About this exercise: Count the lines of data below that include "cudaSuccess". Provide only the number.

Records shown:
------------------------------------------------------------------------

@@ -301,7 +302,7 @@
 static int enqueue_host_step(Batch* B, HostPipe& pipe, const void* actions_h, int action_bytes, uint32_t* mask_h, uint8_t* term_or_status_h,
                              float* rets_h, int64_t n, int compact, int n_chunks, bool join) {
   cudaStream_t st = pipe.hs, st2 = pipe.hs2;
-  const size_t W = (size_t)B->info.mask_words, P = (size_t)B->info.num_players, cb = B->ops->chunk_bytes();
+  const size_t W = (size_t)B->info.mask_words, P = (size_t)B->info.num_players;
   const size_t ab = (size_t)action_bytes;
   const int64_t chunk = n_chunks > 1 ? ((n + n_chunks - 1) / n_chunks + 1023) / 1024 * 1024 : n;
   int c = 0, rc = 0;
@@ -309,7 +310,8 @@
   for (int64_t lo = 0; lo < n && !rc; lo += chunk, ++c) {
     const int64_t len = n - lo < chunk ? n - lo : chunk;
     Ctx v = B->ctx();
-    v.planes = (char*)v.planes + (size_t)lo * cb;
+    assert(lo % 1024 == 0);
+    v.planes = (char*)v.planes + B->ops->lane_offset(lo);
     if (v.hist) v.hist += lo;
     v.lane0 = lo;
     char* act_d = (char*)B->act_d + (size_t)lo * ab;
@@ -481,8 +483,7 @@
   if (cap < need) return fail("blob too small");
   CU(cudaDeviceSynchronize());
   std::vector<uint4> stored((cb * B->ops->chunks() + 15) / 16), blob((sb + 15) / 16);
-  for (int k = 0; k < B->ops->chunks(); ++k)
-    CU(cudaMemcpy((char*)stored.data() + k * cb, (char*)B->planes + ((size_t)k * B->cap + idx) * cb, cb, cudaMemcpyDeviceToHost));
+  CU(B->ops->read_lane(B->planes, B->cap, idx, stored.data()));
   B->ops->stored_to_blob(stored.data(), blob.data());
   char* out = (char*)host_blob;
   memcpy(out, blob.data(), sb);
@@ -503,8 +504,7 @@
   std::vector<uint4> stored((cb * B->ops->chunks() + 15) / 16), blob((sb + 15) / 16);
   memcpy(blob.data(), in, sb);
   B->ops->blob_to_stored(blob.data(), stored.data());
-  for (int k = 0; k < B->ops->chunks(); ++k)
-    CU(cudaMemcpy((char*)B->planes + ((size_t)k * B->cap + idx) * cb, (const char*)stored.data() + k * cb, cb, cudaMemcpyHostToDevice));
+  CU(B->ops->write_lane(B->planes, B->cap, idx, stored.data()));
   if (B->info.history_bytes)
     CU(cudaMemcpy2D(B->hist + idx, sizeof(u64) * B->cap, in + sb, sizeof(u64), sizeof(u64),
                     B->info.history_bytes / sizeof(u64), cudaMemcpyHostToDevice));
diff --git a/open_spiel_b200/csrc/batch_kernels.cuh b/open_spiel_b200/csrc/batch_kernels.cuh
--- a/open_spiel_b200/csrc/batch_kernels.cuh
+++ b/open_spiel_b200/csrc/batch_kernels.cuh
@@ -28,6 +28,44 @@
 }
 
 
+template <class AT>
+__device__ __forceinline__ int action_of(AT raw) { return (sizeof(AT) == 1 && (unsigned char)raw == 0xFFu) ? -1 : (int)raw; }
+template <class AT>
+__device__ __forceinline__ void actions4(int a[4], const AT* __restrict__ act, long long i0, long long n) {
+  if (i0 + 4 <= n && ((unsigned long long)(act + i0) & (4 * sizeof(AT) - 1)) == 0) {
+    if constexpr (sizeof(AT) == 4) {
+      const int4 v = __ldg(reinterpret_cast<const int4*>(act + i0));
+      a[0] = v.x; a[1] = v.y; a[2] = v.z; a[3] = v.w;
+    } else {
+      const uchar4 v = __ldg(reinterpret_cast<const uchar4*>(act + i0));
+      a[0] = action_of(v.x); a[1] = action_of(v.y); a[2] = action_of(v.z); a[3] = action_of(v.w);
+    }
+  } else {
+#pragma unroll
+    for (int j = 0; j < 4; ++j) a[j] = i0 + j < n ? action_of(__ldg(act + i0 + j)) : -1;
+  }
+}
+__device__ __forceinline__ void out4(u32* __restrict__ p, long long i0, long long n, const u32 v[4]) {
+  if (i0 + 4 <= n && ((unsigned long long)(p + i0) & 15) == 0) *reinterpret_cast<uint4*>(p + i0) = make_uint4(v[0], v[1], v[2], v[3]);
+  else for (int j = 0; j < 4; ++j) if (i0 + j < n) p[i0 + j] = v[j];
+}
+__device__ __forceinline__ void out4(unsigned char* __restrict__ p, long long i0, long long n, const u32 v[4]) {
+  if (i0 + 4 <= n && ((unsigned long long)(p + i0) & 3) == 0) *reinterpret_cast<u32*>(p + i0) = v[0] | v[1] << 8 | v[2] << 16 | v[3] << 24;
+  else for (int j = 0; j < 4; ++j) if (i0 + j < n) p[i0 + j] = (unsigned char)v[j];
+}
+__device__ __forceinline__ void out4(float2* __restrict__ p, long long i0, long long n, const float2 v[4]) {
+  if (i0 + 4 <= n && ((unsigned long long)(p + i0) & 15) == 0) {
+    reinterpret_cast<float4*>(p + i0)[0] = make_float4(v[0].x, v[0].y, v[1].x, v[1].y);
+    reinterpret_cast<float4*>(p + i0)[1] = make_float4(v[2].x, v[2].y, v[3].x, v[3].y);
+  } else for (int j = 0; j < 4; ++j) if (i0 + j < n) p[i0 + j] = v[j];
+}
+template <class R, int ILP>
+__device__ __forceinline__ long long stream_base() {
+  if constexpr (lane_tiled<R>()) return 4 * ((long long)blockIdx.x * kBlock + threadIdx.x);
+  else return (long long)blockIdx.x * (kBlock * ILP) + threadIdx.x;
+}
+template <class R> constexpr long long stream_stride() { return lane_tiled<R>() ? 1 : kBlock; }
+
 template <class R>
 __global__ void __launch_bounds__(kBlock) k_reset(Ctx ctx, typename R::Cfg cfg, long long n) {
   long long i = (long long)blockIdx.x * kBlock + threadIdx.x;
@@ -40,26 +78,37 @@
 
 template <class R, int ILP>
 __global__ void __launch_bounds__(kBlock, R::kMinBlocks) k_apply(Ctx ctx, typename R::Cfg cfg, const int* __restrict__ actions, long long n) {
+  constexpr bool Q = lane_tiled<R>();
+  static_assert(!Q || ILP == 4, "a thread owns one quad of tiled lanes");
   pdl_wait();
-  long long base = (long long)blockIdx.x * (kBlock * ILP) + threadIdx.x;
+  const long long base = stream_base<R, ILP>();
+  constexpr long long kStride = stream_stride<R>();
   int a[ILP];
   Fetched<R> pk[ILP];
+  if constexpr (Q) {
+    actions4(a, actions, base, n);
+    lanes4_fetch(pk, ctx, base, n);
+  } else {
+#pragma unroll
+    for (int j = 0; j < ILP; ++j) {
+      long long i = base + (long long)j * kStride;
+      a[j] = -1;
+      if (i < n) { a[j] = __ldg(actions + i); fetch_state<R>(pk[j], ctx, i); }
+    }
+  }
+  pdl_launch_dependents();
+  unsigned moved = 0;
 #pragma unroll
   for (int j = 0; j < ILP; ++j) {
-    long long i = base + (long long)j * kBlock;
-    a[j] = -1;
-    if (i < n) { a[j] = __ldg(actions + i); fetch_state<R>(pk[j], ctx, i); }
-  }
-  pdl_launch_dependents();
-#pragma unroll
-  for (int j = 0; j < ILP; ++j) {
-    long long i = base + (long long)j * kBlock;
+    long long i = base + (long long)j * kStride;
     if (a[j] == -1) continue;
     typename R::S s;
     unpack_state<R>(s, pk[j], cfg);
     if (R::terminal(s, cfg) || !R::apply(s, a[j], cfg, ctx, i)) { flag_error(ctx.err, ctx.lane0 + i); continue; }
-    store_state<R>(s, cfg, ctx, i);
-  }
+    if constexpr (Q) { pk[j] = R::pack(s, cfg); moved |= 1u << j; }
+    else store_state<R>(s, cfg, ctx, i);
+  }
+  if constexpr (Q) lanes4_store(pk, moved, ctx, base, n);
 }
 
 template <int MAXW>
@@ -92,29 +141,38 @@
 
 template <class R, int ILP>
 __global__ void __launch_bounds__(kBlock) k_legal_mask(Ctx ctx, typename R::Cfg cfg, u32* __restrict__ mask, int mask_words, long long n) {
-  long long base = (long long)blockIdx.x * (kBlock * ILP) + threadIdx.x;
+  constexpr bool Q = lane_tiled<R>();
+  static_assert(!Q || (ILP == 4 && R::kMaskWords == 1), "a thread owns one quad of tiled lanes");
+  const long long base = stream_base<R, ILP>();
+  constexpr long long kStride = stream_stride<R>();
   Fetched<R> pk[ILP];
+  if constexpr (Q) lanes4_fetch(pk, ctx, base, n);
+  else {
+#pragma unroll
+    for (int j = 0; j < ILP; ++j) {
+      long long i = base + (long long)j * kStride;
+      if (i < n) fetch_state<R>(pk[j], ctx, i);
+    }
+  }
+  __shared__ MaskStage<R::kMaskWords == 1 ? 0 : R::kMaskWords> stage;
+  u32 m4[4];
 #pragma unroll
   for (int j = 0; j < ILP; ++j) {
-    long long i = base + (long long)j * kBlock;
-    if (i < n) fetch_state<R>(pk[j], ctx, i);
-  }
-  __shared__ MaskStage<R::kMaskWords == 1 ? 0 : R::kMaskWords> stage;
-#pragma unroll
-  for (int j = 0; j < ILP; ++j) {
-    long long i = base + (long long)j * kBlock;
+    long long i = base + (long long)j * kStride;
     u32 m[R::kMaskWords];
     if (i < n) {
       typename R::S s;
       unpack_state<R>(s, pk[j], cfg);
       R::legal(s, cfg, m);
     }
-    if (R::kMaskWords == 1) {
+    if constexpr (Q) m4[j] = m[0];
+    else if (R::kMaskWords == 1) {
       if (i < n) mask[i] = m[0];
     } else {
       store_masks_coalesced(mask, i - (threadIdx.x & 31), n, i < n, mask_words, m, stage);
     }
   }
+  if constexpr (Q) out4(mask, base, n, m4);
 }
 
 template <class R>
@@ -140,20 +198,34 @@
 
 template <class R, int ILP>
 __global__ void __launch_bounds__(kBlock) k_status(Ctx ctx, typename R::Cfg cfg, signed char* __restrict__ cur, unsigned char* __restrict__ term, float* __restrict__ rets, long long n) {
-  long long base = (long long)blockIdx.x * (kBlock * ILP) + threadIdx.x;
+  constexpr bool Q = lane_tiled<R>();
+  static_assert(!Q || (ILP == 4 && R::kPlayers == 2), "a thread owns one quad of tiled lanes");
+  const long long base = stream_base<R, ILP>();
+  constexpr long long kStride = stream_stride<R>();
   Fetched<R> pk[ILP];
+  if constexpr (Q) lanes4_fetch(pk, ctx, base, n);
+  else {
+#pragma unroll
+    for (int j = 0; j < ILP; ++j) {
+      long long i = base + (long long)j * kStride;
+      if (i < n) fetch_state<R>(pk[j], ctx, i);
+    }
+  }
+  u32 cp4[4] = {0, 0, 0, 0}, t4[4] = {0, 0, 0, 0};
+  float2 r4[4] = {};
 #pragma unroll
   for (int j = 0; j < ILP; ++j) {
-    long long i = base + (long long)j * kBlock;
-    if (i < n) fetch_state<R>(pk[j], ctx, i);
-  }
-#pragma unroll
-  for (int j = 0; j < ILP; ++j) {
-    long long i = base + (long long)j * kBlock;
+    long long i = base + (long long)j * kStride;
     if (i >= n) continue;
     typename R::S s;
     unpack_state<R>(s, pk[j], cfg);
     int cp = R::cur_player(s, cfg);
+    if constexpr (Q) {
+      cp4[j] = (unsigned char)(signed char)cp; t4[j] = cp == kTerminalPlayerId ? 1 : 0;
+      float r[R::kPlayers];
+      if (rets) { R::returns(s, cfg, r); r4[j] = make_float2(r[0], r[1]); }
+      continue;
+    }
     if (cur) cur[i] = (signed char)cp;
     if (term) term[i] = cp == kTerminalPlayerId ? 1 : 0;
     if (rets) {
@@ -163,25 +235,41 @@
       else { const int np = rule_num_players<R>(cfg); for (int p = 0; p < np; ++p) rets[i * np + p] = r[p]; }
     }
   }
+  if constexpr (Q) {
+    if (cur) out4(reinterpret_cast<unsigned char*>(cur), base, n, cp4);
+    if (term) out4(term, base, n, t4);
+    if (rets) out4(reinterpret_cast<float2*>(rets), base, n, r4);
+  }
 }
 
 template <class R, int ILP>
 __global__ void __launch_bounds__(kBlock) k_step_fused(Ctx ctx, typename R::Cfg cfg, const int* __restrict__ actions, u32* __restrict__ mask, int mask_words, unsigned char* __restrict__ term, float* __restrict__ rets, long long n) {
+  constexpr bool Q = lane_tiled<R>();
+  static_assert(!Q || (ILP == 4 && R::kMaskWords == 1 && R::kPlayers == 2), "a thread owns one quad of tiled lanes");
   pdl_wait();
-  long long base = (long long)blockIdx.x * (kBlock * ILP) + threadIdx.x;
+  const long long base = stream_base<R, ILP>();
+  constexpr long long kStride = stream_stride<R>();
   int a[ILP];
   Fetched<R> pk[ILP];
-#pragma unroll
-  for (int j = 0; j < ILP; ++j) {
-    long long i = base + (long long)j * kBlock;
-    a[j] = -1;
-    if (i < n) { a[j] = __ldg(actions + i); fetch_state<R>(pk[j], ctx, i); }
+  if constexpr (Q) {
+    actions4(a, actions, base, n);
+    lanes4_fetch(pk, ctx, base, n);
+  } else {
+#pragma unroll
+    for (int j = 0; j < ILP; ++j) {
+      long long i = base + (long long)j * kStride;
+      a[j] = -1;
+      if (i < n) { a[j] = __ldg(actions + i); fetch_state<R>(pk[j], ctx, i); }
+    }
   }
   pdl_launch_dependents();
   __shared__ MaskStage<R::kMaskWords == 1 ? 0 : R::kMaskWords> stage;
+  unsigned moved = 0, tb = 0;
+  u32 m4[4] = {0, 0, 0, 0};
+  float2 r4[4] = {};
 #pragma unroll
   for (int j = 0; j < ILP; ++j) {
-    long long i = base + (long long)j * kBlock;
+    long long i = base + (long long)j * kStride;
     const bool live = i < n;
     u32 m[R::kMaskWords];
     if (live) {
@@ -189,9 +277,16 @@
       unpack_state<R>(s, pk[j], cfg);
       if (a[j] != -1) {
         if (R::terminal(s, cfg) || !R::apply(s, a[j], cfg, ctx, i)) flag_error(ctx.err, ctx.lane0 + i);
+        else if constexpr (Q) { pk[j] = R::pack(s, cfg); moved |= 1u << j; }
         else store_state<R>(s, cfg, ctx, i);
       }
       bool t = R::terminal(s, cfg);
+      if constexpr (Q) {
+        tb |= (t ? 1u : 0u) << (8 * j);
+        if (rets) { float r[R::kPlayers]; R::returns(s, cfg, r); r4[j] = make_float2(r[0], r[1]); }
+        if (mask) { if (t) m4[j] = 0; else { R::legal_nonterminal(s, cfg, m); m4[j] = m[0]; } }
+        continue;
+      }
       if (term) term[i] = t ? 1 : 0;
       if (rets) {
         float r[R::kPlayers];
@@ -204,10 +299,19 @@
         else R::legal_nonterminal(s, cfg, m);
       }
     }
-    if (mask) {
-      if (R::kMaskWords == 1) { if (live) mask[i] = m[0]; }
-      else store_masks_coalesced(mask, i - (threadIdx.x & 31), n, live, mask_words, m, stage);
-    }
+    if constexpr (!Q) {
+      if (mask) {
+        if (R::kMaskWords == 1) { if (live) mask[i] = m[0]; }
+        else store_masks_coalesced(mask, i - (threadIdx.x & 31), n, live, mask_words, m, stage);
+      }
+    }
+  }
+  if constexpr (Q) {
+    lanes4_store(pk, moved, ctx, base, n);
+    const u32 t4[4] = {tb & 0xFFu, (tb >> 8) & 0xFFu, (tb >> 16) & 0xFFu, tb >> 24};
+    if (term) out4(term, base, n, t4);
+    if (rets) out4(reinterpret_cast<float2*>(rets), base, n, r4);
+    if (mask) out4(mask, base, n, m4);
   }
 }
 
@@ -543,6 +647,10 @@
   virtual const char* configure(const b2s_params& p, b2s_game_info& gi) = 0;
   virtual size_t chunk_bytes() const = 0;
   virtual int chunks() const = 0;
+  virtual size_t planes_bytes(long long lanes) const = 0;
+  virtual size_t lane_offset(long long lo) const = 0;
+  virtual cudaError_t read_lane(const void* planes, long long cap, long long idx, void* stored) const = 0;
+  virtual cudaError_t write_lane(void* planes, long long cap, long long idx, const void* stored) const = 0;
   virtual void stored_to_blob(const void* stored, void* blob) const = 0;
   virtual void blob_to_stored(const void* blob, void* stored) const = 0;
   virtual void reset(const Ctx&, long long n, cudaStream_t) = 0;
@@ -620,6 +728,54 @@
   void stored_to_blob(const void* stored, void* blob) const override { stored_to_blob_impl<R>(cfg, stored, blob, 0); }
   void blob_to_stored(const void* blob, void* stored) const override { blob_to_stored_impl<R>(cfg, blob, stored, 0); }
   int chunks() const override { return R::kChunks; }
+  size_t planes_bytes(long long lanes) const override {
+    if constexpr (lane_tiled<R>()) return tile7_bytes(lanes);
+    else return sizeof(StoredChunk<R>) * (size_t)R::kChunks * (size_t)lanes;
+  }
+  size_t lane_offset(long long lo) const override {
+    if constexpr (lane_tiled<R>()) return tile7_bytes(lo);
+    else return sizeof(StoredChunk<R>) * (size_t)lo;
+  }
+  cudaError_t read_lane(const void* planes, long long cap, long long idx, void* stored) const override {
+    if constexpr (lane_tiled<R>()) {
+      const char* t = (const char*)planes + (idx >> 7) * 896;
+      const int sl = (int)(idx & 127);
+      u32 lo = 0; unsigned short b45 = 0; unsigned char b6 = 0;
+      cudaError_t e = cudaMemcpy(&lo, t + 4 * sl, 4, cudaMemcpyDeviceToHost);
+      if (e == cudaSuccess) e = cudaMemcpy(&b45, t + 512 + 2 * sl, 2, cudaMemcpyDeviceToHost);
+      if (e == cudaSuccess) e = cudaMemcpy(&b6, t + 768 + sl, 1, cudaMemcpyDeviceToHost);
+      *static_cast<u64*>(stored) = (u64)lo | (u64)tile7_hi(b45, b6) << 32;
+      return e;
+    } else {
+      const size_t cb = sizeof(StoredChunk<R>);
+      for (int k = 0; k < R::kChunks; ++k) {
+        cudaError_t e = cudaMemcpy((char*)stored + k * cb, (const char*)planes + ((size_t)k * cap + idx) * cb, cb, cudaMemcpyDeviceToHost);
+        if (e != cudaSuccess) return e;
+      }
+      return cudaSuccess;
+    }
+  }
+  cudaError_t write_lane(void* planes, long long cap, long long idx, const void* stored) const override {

------------------------------------------------------------------------

Output: 4